====== Dataset entries

extern "C" int opus_beam_topk(opus_ctx *c, const float *d_run_scores, int32_t B, int32_t K, int32_t M, float *d_scores,
                              int32_t *d_idx, void *stream) {
    if (!c || !d_run_scores || !d_scores || !d_idx) return fail(OPUS_EBADARG, "beam_topk: null pointer");
    if (!c->prefilled) return fail(OPUS_ESTATE, "beam_topk before prefill");
    if (B < 1 || K < 1 || B * K != c->cur_B) return fail(OPUS_ESHAPE, "beam_topk: B=%d x K=%d rows, the last step had %d", B, K, c->cur_B);
    if (M < 1 || M > 16) return fail(OPUS_ESHAPE, "beam_topk: 1 <= M <= 16 candidates per row (got %d)", M);
    HIPC(hipSetDevice(c->device));
    hipStream_t s = (hipStream_t)stream;
    c->phase = PH_DECODE;
    KL(KC_OTHER, 12.0 * c->cur_B * c->cfg.dec_vocab,
       launch_beam_topk(c->d_logits, d_run_scores, B, K, c->cfg.dec_vocab, M, c->d_zpart, d_scores, d_idx, s));
    return OPUS_OK;
}

extern "C" int opus_beam_sample_topk(opus_ctx *c, const float *d_logits, const float *d_run_scores, int32_t B, int32_t K, int32_t M,
                                     float temperature, float top_p, uint64_t seed, int32_t step, float *d_scores, int32_t *d_idx,
                                     void *stream) {
    if (!c || !d_run_scores || !d_scores || !d_idx) return fail(OPUS_EBADARG, "beam_sample_topk: null pointer");
    if (!d_logits && !c->prefilled) return fail(OPUS_ESTATE, "beam_sample_topk before prefill");
    if (B < 1 || K < 1 || B * K > c->cfg.max_batch || (!d_logits && B * K != c->cur_B))
        return fail(OPUS_ESHAPE, "beam_sample_topk: B=%d x K=%d rows (the last step had %d, the context holds %d)", B, K, c->cur_B, c->cfg.max_batch);
    if (M < 1 || M > 16) return fail(OPUS_ESHAPE, "beam_sample_topk: 1 <= M <= 16 candidates per row (got %d)", M);
    if (!(temperature > 0.f) || top_p <= 0.f || top_p > 1.f) return fail(OPUS_EBADARG, "beam_sample_topk: temperature > 0, 0 < top_p <= 1");
    HIPC(hipSetDevice(c->device));
    hipStream_t s = (hipStream_t)stream;
    const float *lg = d_logits ? d_logits : c->d_logits;
    const int V = c->cfg.dec_vocab, R = B * K;
    c->phase = PH_DECODE;
    const int min_keep = M / K > 1 ? M / K : 1;
    const int top_k = c->samp_top_k > 0 && c->samp_top_k < min_keep ? min_keep : c->samp_top_k;
    KL(KC_OTHER, 4.0 * 4 * R * V,
       launch_sample_select(lg, R, V, temperature, top_p, top_k, nullptr, nullptr, c->d_pval, c->d_pidx, c->d_probs, c->d_cand_i,
                            c->d_cand_n, c->d_zpart, c->d_spart, nullptr, c->d_bthr, nullptr, nullptr, s));
    KL(KC_OTHER, 12.0 * R * V,
       launch_beam_sample(lg, d_run_scores, B, K, V, M, temperature, c->d_pval, c->d_bthr, min_keep, c->d_probs, c->d_cand_i, seed, step,
                          c->d_blse, d_scores, d_idx, s));
    return OPUS_OK;
}

extern "C" int opus_set_sampling_top_k(opus_ctx *c, int32_t k) {
    if (!c || k < 0) return fail(OPUS_EBADARG, "set_sampling_top_k: k >= 0");
    if (k != c->samp_top_k) drop_graphs(c);
    c->samp_top_k = k;
    return OPUS_OK;
}

extern "C" int opus_kv_reorder(opus_ctx *c, const int32_t *d_src_rows, int32_t R, void *stream) {
    if (!c || !d_src_rows) return fail(OPUS_EBADARG, "kv_reorder: null pointer");
    if (!c->prefilled || R != c->cur_B) return fail(OPUS_ESHAPE, "kv_reorder: R=%d but the last prefill had %d rows", R, c->prefilled ? c->cur_B : 0);
    HIPC(hipSetDevice(c->device));
    hipStream_t s = (hipStream_t)stream;
    const opus_config &g = c->cfg;
    const size_t row = (size_t)c->cache_sb, layer = row * g.max_batch;
    if (!c->kv_tmp) HIPC(hipMalloc((void **)&c->kv_tmp, 2 * layer * sizeof(half_t)));
    c->phase = PH_DECODE;
    new_epoch(c);
    const int nkv = g.dec_kv_heads, hd = g.dec_head_dim, T0 = c->cur_T;
    for (int l = 0; l < g.dec_layers; ++l) {
        half_t *kc = c->kc + l * c->cache_sl, *vc = c->vc + l * c->cache_sl;
        KL(KC_OTHER, 8.0 * R * nkv * hd * T0, launch_kv_gather_rows(kc, c->kv_tmp, d_src_rows, R, (int64_t)row, nkv, c->cache_sh, c->d_step, T0, hd, 0, s));
        HIPC(launch_kv_gather_rows(vc, c->kv_tmp + layer, d_src_rows, R, (int64_t)row, nkv, c->cache_sh, c->d_step, T0, hd, 0, s));
        HIPC(launch_kv_gather_rows(kc, c->kv_tmp, d_src_rows, R, (int64_t)row, nkv, c->cache_sh, c->d_step, T0, hd, 1, s));
        HIPC(launch_kv_gather_rows(vc, c->kv_tmp + layer, d_src_rows, R, (int64_t)row, nkv, c->cache_sh, c->d_step, T0, hd, 1, s));
    }
    return OPUS_OK;
}

extern "C" int opus_last_logits(opus_ctx *c, float *d_out, int32_t B, void *stream) {
    if (!c || !d_out) return fail(OPUS_EBADARG, "last_logits: null pointer");
    if (!c->prefilled) return fail(OPUS_ESTATE, "last_logits before prefill");
    if (B < 1 || B > c->cur_B) return fail(OPUS_ESHAPE, "last_logits: B=%d but the last prefill had %d rows", B, c->cur_B);
    HIPC(hipSetDevice(c->device));
    HIPC(hipMemcpyAsync(d_out, c->d_logits, (size_t)B * c->cfg.dec_vocab * sizeof(float), hipMemcpyDeviceToDevice, (hipStream_t)stream));
    return OPUS_OK;
}

extern "C" int opus_debug_attention(opus_ctx *c, const void *Q, const void *K, const void *V, void *O,
                                    const int32_t *kstart, const int32_t *kend, int32_t B, int32_t T, int32_t heads,
                                    int32_t group, int32_t hd, int32_t causal, float scale, void *stream) {
    if (!c || !Q || !K || !V || !O) return fail(OPUS_EBADARG, "debug_attention: null pointer");
    if (B < 1 || T < 1 || heads < 1 || group < 1 || heads % group) return fail(OPUS_ESHAPE, "debug_attention: shape");
    HIPC(hipSetDevice(c->device));
    hipStream_t s = (hipStream_t)stream;
    AttnParams a;
    const int kvh = heads / group;
    a.Q = (const half_t *)Q; a.K = (const half_t *)K; a.V = (const half_t *)V; a.O = (half_t *)O;
    a.q_st = (int64_t)heads * hd; a.q_sb = a.q_st * T;
    a.k_st = a.v_st = (int64_t)kvh * hd; a.k_sb = a.v_sb = a.k_st * T;
    a.o_st = a.q_st; a.o_sb = a.q_sb;
    a.kstart = kstart; a.kend = kend; a.B = B; a.T = T; a.heads = heads; a.group = group; a.head_dim = hd;
    a.causal = causal; a.scale = scale;
    KLF(KC_ATTN_PREFILL, 2.0 * B * T * hd * (2.0 * heads + 2.0 * kvh), (causal ? 2.0 : 4.0) * B * (double)T * T * heads * hd,
        launch_attn_prefill(a, s));
    return OPUS_OK;
}

extern "C" int opus_debug_attn_prefill(opus_ctx *c, const void *Q, const void *K, const void *V, void *O, int64_t q_st, int64_t k_st,
                                       int64_t v_st, int64_t o_st, int64_t q_sb, int64_t k_sb, int64_t v_sb, int64_t o_sb,
                                       const int32_t *kstart, const int32_t *kend, const int32_t *cu, int32_t B, int32_t T,
                                       int32_t heads, int32_t group, int32_t hd, int32_t causal, int32_t q_trim, float scale,
                                       int32_t *qt_used, void *stream) {
    if (qt_used) *qt_used = 0;
    if (!c || !Q || !K || !V || !O || !qt_used) return fail(OPUS_EBADARG, "debug_attn_prefill: null pointer");
    if (B < 1 || T < 1 || heads < 1 || group < 1 || heads % group || hd < 1) return fail(OPUS_ESHAPE, "debug_attn_prefill: shape");
    if (q_st < 1 || k_st < 1 || v_st < 1 || o_st < 1) return fail(OPUS_ESHAPE, "debug_attn_prefill: token strides must be positive");
    if (causal && cu) return fail(OPUS_EUNSUPPORTED, "debug_attn_prefill: no causal token-packed form");
    if (q_trim && (!cu || T <= 2)) return fail(OPUS_ESHAPE, "debug_attn_prefill: q_trim needs cu and T > 2");
    HIPC(hipSetDevice(c->device));
    hipStream_t s = (hipStream_t)stream;
    AttnParams a;
    a.Q = (const half_t *)Q; a.K = (const half_t *)K; a.V = (const half_t *)V; a.O = (half_t *)O;
    a.q_st = q_st; a.k_st = k_st; a.v_st = v_st; a.o_st = o_st;
    a.q_sb = cu ? 0 : q_sb; a.k_sb = cu ? 0 : k_sb; a.v_sb = cu ? 0 : v_sb; a.o_sb = cu ? 0 : o_sb;
    a.kstart = kstart; a.kend = kend; a.cu = cu; a.q_trim = q_trim ? 1 : 0;
    a.B = B; a.T = T; a.heads = heads; a.group = group; a.head_dim = hd; a.causal = causal ? 1 : 0; a.scale = scale;
    const int kvh = heads / group;
    KLF(KC_ATTN_PREFILL, 2.0 * B * T * hd * (2.0 * heads + 2.0 * kvh), (causal ? 2.0 : 4.0) * B * (double)T * T * heads * hd,
        launch_attn_prefill(a, s));
    *qt_used = attn_prefill_query_tiles(a);
    return OPUS_OK;
}

struct DecodeForm {
    const void *qkv = nullptr;
    const float *slabs = nullptr, *row_ssq = nullptr, *bias = nullptr;
    int ks = 0, row_nblk = 0, K = 0, out_tiled = 0;
    float eps = 0.f;
    void *k_cache = nullptr, *v_cache = nullptr;
    int32_t *gp_used = nullptr;
};
static int debug_attn_decode_check(opus_ctx *c, const char *who, const void *d_k_hist, const void *d_v_hist, int B, int T0, int step) {
    const opus_config &g = c->cfg;
    if (B < 1 || B > g.max_batch || T0 < 1 || T0 > g.max_prompt || step < 0 || step >= g.max_new_tokens)
        return fail(OPUS_ESHAPE, "%s: B=%d T0=%d step=%d exceed the context (%d, %d, %d)", who, B, T0, step, g.max_batch,
                    g.max_prompt, g.max_new_tokens);
    if (T0 + step > 0 && (!d_k_hist || !d_v_hist)) return fail(OPUS_EBADARG, "%s: history is null", who);
    return OPUS_OK;
}
static int debug_attn_decode_launch(opus_ctx *c, const DecodeForm &f, const void *d_k_hist, const void *d_v_hist, const int32_t *d_kstart,
                                    int B, int T0, int step, void *d_out, void *d_k_new, void *d_v_new, void *stream) {
    const opus_config &g = c->cfg;
    const int L = T0 + step, nkv = g.dec_kv_heads, hd = g.dec_head_dim, ctx_cap = g.max_prompt + g.max_new_tokens;
    HIPC(hipSetDevice(c->device));
    hipStream_t s = (hipStream_t)stream;
    const size_t pitch = (size_t)c->cache_sh * sizeof(half_t);
    OPC(seed_cache(c, s, d_k_hist, d_v_hist, d_kstart, B, L));
    OPC(reset_step(c, s, T0, step));
    HIPC(launch_embed_tokens(c->d_next, nullptr, B, 0, 1, c->d_xl, nullptr, nullptr, 0, c->cs_dec, c->d_kstart, c->d_step, -1, hd / 2,
                             c->cs_row, nullptr, 0, s));
    AttnDecodeParams a;
    a.qkv = (const half_t *)f.qkv; a.slabs = nullptr; a.ks = 0; a.slab_stride = 0; a.row_ssq = nullptr; a.row_nblk = 0; a.eps = 0.f; a.K = 0;
    a.bias = nullptr;
    if (f.slabs) {
        a.qkv = nullptr; a.slabs = f.slabs; a.ks = f.ks; a.slab_stride = (int64_t)B * (g.dec_heads + 2 * nkv) * hd;
        a.row_ssq = f.row_ssq; a.row_nblk = f.row_nblk; a.eps = f.eps; a.K = f.K; a.bias = f.bias;
    }
    a.cs_row = c->cs_row; a.kstart = c->d_kstart; a.step = c->d_step; a.T0 = -1; a.nh = g.dec_heads; a.nkv = nkv;
    a.kc = c->kc; a.vc = c->vc; a.cache_sb = c->cache_sb; a.cache_sh = c->cache_sh;
    a.ctx_cap = ctx_cap; a.scale = 1.0f / sqrtf((float)hd); a.out = (half_t *)d_out; a.out_tiled = f.out_tiled;
    c->phase = PH_DECODE;
    KL(KC_ATTN_DECODE, 4.0 * B * nkv * hd * (L + 1), launch_attn_decode(a, B, hd, s));
    if (f.gp_used) *f.gp_used = attn_decode_group(B, g.dec_heads, nkv);
    const size_t one = (size_t)hd * sizeof(half_t);
    if (d_k_new) HIPC(hipMemcpy2DAsync(d_k_new, one, c->kc + (size_t)L * hd, pitch, one, (size_t)B * nkv, hipMemcpyDeviceToDevice, s));
    if (d_v_new) HIPC(hipMemcpy2DAsync(d_v_new, one, c->vc + (size_t)L * hd, pitch, one, (size_t)B * nkv, hipMemcpyDeviceToDevice, s));
    const size_t all = (size_t)ctx_cap * hd * sizeof(half_t);
    if (f.k_cache) HIPC(hipMemcpy2DAsync(f.k_cache, all, c->kc, pitch, all, (size_t)B * nkv, hipMemcpyDeviceToDevice, s));
    if (f.v_cache) HIPC(hipMemcpy2DAsync(f.v_cache, all, c->vc, pitch, all, (size_t)B * nkv, hipMemcpyDeviceToDevice, s));
    c->prefilled = false;
    new_epoch(c);
    return OPUS_OK;
}

extern "C" int opus_debug_attn_decode(opus_ctx *c, const void *d_qkv, const void *d_k_hist, const void *d_v_hist,
                                      const int32_t *d_kstart, int32_t B, int32_t T0, int32_t step, void *d_out, void *d_k_new,
                                      void *d_v_new, void *stream) {
    if (!c || !d_qkv || !d_kstart || !d_out) return fail(OPUS_EBADARG, "debug_attn_decode: null pointer");
    OPC(debug_attn_decode_check(c, "debug_attn_decode", d_k_hist, d_v_hist, B, T0, step));
    DecodeForm f;
    f.qkv = d_qkv;
    return debug_attn_decode_launch(c, f, d_k_hist, d_v_hist, d_kstart, B, T0, step, d_out, d_k_new, d_v_new, stream);
}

============

#### Work required:
Report each line in the entries where the string "slabs" occurs.

#### Exercise solution:
    const float *slabs = nullptr, *row_ssq = nullptr, *bias = nullptr;
    a.qkv = (const half_t *)f.qkv; a.slabs = nullptr; a.ks = 0; a.slab_stride = 0; a.row_ssq = nullptr; a.row_nblk = 0; a.eps = 0.f; a.K = 0;
    if (f.slabs) {
        a.qkv = nullptr; a.slabs = f.slabs; a.ks = f.ks; a.slab_stride = (int64_t)B * (g.dec_heads + 2 * nkv) * hd;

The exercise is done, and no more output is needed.